AMENDMENT NO. 1 TO SECOND AMENDED AND RESTATED FIVE-YEAR CREDIT AGREEMENT
Exhibit 99.5
EXECUTION COPY
AMENDMENT NO. 1
TO
SECOND AMENDED AND RESTATED FIVE-YEAR CREDIT AGREEMENT
THIS AMENDMENT NO. 1 TO SECOND AMENDED AND RESTATED FIVE-YEAR CREDIT AGREEMENT, dated as of December 12, 2018 (this “Amendment”), is made by and among PUBLIC SERVICE COMPANY OF NORTH CAROLINA, INCORPORATED, a South Carolina corporation (the “Borrower”), the lenders from time to time party to the Credit Agreement (collectively, the “Lenders”; individually, a “Lender”), and XXXXX FARGO BANK, NATIONAL ASSOCIATION, as administrative agent (in such capacity and its successors and assigns, the “Agent”).
WITNESSETH:
WHEREAS, the Borrower, the Agent, and the Lenders are parties to that certain Second Amended and Restated Five-Year Credit Agreement, dated as of December 17, 2015 (as amended, supplemented or otherwise modified from time to time in accordance with its terms, the “Credit Agreement”; terms used herein but not otherwise defined shall have the meanings ascribed to such terms in the Credit Agreement);
WHEREAS, Dominion Energy, Inc. (“Dominion Energy”), Sedona Corp. and SCANA Corporation (“SCANA”) entered into an Agreement and Plan of Merger dated as of January 2, 2018 (as amended or otherwise modified from time to time, the “Merger Agreement”) pursuant to which SCANA shall become a wholly-owned subsidiary of Dominion Energy (collectively referred to as the “SCANA Acquisition”);
WHEREAS, the SCANA Acquisition would constitute a Change of Control under the Credit Agreement, and the Borrower has requested that the Agent and the Lenders revise the definition of Change of Control to permit the SCANA Acquisition;
WHEREAS, the Borrower requested that the Agent and the Lenders include certain provisions commonly referred to as the “EU Bail-In” provisions; and
WHEREAS, the Agent and the Lenders party hereto have agreed to make such revisions on the terms and conditions set forth in this Amendment;
NOW THEREFORE, the parties hereto hereby agree as follows:
Section 1.Amendments to the Credit Agreement.
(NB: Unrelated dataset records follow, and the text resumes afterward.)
@@ -3351,7 +3379,7 @@
 
 enum { SC_GH = 0, SC_DH, SC_GG, SC_GDG, SC_ALPHA, SC_BETA, SC_ALPHA_OLD, SC_BETA_OLD, SC_RES, SC_RES0, SC_TOL, SC_R0 ,
        SC_COUNT = SC_R0 + 7 };
-enum { ST_DONE = 0, ST_ITER, ST_PENDING, ST_MAXIT, ST_BREAKDOWN, ST_COUNT };
+enum { ST_DONE = 0, ST_ITER, ST_PENDING, ST_MAXIT, ST_BREAKDOWN, ST_HOLD, ST_COUNT };
 
 static __global__ void copy_constrained_components_kernel(const uint32_t *cdofs, uint32_t n, const double *src, double *dst, size_t ld)
 {
@@ -3506,12 +3534,10 @@
     p = fma(beta, p, -(di * rn));
   }
 }
-template <int MODE, int U = 2, bool ZV = false, bool NTX = false>
-__global__ void __launch_bounds__(VB) cgm_update_kernel(double *p, double *r, typename std::conditional<ZV, double, const double>::type *v, double *x,
-                                                       const double *diag, size_t n, const double *sc, const int *st)
-{
-  const bool done = st[ST_DONE];
-  if (done && !st[ST_PENDING]) return;
+template <int MODE, int U, bool ZV, bool NTX>
+__device__ __forceinline__ void cgm_update_body(double *p, double *r, typename std::conditional<ZV, double, const double>::type *v, double *x,
+                                                const double *diag, size_t n, const double *sc, const int *st, const bool done)
+{
   const double alpha = sc[SC_ALPHA], beta = sc[SC_BETA];
   const double aob = (MODE == 2 || done) ? sc[SC_ALPHA_OLD] / sc[SC_BETA_OLD] : 0.0;
   const bool epi_odd = done && (st[ST_ITER] & 1);
@@ -3566,6 +3592,70 @@
     }
   }
 }
+template <int MODE, int U = 2, bool ZV = false, bool NTX = false>
+__global__ void __launch_bounds__(VB) cgm_update_kernel(double *p, double *r, typename std::conditional<ZV, double, const double>::type *v, double *x,
+                                                       const double *diag, size_t n, const double *sc, const int *st)
+{
+  const bool done = st[ST_DONE];
+  if (done && !st[ST_PENDING]) return;
+  cgm_update_body<MODE, U, ZV, NTX>(p, r, v, x, diag, n, sc, st, done);
+}
+template <int MODE, int U, bool NTX>
+__global__ void __launch_bounds__(VB) cgm_update_rest_kernel(double *p, double *r, const double *v, double *x, const double *diag, size_t first, size_t n,
+                                                            const double *sc, const int *st)
+{
+  if (st[ST_DONE]) return;
+  cgm_update_body<MODE, U, false, NTX>(p + first, r + first, v + first, x + first, diag ? diag + first : nullptr, n, sc, st, false);
+}
+#ifndef BP5_UPD_UNROLL
+#define BP5_UPD_UNROLL 3
+#endif
+template <int MODE>
+__device__ __forceinline__ void block_update_run(const BlockPlan &bp, uint32_t lo, uint32_t hi, int t)
+{
+  static_assert(MODE == 1 || MODE == 2, "the first iteration's p comes from cgm_init_kernel");
+  constexpr int U = BP5_UPD_UNROLL;
+  constexpr uint32_t TRIP = 2u * 256u;
+  const double *sc = bp.upd_sc;
+  const double alpha = sc[SC_ALPHA], beta = sc[SC_BETA];
+  const double aob = MODE == 2 ? sc[SC_ALPHA_OLD] / sc[SC_BETA_OLD] : 0.0;
+  double *const p = bp.upd_p, *const r = bp.upd_r, *const x = bp.upd_x;
+  const double *const v = bp.upd_v, *const diag = bp.upd_diag;
+  for (uint32_t base = lo + 2u * (uint32_t)t; base < hi; base += TRIP * U) {
+    bp5_d2u pv[U], rv[U], vv[U], xv[U];
+#pragma unroll
+    for (int u = 0; u < U; ++u) {
+      const uint32_t i = base + (uint32_t)u * TRIP;
+      pv[u] = rv[u] = vv[u] = xv[u] = bp5_d2u{0.0, 0.0};
+      if (i + 1 < hi) {
+        pv[u] = __builtin_nontemporal_load(reinterpret_cast<const bp5_d2u *>(p + i));
+        rv[u] = __builtin_nontemporal_load(reinterpret_cast<const bp5_d2u *>(r + i));
+        vv[u] = __builtin_nontemporal_load(reinterpret_cast<const bp5_d2u *>(v + i));
+        if (MODE == 2) xv[u] = __builtin_nontemporal_load(reinterpret_cast<const bp5_d2u *>(x + i));
+      } else if (i < hi) {
+        pv[u].x = __builtin_nontemporal_load(p + i); rv[u].x = __builtin_nontemporal_load(r + i); vv[u].x = __builtin_nontemporal_load(v + i);
+        if (MODE == 2) xv[u].x = __builtin_nontemporal_load(x + i);
+      }
+    }
+#pragma unroll
+    for (int u = 0; u < U; ++u) {
+      const uint32_t i = base + (uint32_t)u * TRIP;
+      if (i >= hi) continue;
+      const bool pair = i + 1 < hi;
+      double p0 = pv[u].x, p1 = pv[u].y, r0 = rv[u].x, r1 = rv[u].y, x0 = xv[u].x, x1 = xv[u].y;
+      cgm_update_one<MODE>(p0, r0, vv[u].x, x0, diag ? diag[i] : 1.0, false, false, alpha, beta, aob);
+      if (pair) {
+        cgm_update_one<MODE>(p1, r1, vv[u].y, x1, diag ? diag[i + 1] : 1.0, false, false, alpha, beta, aob);
+        *reinterpret_cast<bp5_d2u *>(p + i) = bp5_d2u{p0, p1};
+        *reinterpret_cast<bp5_d2u *>(r + i) = bp5_d2u{r0, r1};
+        if (MODE == 2) __builtin_nontemporal_store(bp5_d2u{x0, x1}, reinterpret_cast<bp5_d2u *>(x + i));
+      } else {
+        p[i] = p0; r[i] = r0;
+        if (MODE == 2) __builtin_nontemporal_store(x0, x + i);
+      }
+    }
+  }
+}
 template <int MODE>
 __global__ void __launch_bounds__(256) cgm_pack_updated_kernel(const uint32_t *idx, uint32_t n, const double *p, const double *r, const double *v,
                                                              const double *diag, const double *sc, const int *st, double *buf)
@@ -3615,7 +3705,7 @@
 static __global__ void cgm_control_kernel(double *sc, int *st);
 __device__ __forceinline__ void cgm_control_step(double *sc, int *st)
 {
-  if (st[ST_DONE]) { st[ST_PENDING] = 0; return; }
+  if (st[ST_DONE]) { if (!st[ST_HOLD]) st[ST_PENDING] = 0; return; }
   const double *R = sc + SC_R0;
   if (!(R[0] == R[0]) || R[0] == 0.0) { st[ST_BREAKDOWN] = 1; st[ST_DONE] = 1; return; }
   sc[SC_ALPHA_OLD] = sc[SC_ALPHA];
@@ -3682,11 +3772,11 @@
   acc[1] = acc[0];
   block_reduce_store<2>(acc, partials);
 }
-static __global__ void cgm_init_control_kernel(double *sc, int *st)
+static __global__ void cgm_init_control_kernel(double *sc, int *st, int hold)
 {
   sc[SC_RES0] = sc[SC_RES] = sqrt(sc[SC_GG]);
   sc[SC_ALPHA] = sc[SC_BETA] = sc[SC_ALPHA_OLD] = sc[SC_BETA_OLD] = 0.0;
-  st[ST_ITER] = 0; st[ST_PENDING] = 0; st[ST_BREAKDOWN] = 0;
+  st[ST_ITER] = 0; st[ST_PENDING] = 0; st[ST_BREAKDOWN] = 0; st[ST_HOLD] = hold;
   st[ST_DONE] = (sc[SC_RES] <= sc[SC_TOL]) ? 1 : 0;
 }
 
diff --git a/deal-and-ceed-on-gpu_amd/matrix_free.py b/deal-and-ceed-on-gpu_amd/matrix_free.py
--- a/deal-and-ceed-on-gpu_amd/matrix_free.py
+++ b/deal-and-ceed-on-gpu_amd/matrix_free.py
@@ -148,7 +148,7 @@
         _lib.check(_lib.lib().bp5_mf_set_streaming(self.handle, int(policy)))
 
     TUNE = {"lattice_indices": 0, "early_gather": 1, "combine_signal": 2, "boundary_first": 3, "fold_small": 4, "update_unroll": 5,
-            "update_flat": 6, "update_nt": 7, "combine_wg_per_cu": 8, "interior_stores": 9, "ghost_combine_on_comm": 10, "face_carry": 11}
+            "update_flat": 6, "update_nt": 7, "combine_wg_per_cu": 8, "interior_stores": 9, "ghost_combine_on_comm": 10, "face_carry": 11, "fused_update": 12}
 
     def set_tuning(self, knob, value):
         _lib.check(_lib.lib().bp5_mf_set_tuning(self.handle, int(self.TUNE.get(knob, knob)), int(value)))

The Credit Agreement shall be amended as follows:
(a)Amendments to Definitions Relating to the Dominion Energy Acquisition of SCANA. Section 1.01 shall be amended to insert or, in the case definitions already existing in the Credit Agreement, amend and restate, the following definitions in appropriate alphabetical order:
“Change of Control” means either:
(a)Prior to the consummation of the Dominion Energy Acquisition of SCANA, either:
(i)the direct or indirect acquisition by any “person” or “group” (as such terms are defined in Section 13(d) of the Securities Exchange Act of 1934, as amended, but excluding any employee benefit plan of such person or its subsidiaries, and any person or entity acting in its capacity as trustee, agent or other fiduciary or administrator of any such plan) of beneficial ownership of more than 40% of the outstanding shares of the capital stock of SCANA entitled to vote generally for the election of directors of SCANA; or
(ii)an event or series of events by which, during any period of 12 consecutive months, a majority of the members of the board of directors or other equivalent governing body of SCANA cease to be composed of individuals (i) who were members of that board or equivalent governing body on the first day of such period, (ii) whose election or nomination to that board or equivalent governing body was approved by individuals referred to in clause (i) above constituting at the time of such election or nomination at least a majority of that board or equivalent governing body or (iii) whose election or nomination to that board or other equivalent governing body was approved by individuals referred to in clauses (i) and (ii) above constituting at the time of such election or nomination at least a majority of that board or equivalent governing body;
provided, however, that the consummation of the Dominion Energy Acquisition of SCANA shall not constitute a Change of Control; and
(b)on and after the consummation of the Dominion Energy Acquisition of SCANA, either:
(i)the direct or indirect acquisition by any “person” or “group” (as such terms are defined in Section 13(d) of the Securities Exchange Act of 1934, as amended, but excluding any employee benefit plan of such person or its subsidiaries, and any person or entity acting in its capacity as trustee, agent or other fiduciary or administrator of any such plan) of beneficial ownership of more than 40% of the outstanding shares of the capital stock of Dominion Energy entitled to vote generally for the election of directors of Dominion Energy;
(ii)an event or series of events by which, during any period of 12 consecutive months, a majority of the members of the board of directors or other equivalent governing body of Dominion Energy cease to be composed of individuals (i) who were members of that board or equivalent governing body on the first day of such period, (ii) whose election or nomination to that board or equivalent governing body was approved by individuals referred to in clause (i) above constituting at the time of such election or nomination at least a majority of that board or equivalent governing body or (iii) whose election or nomination to that board or other equivalent governing body was approved by
individuals referred to in clauses (i) and (ii) above constituting at the time of such election or nomination at least a majority of that board or equivalent governing body;
(iii)Dominion Energy shall cease to own, directly or indirectly, all of the outstanding common stock and other common equity interests in SCANA; or
(iv)A “Change of Control” under the DEI Credit Agreement shall have occurred.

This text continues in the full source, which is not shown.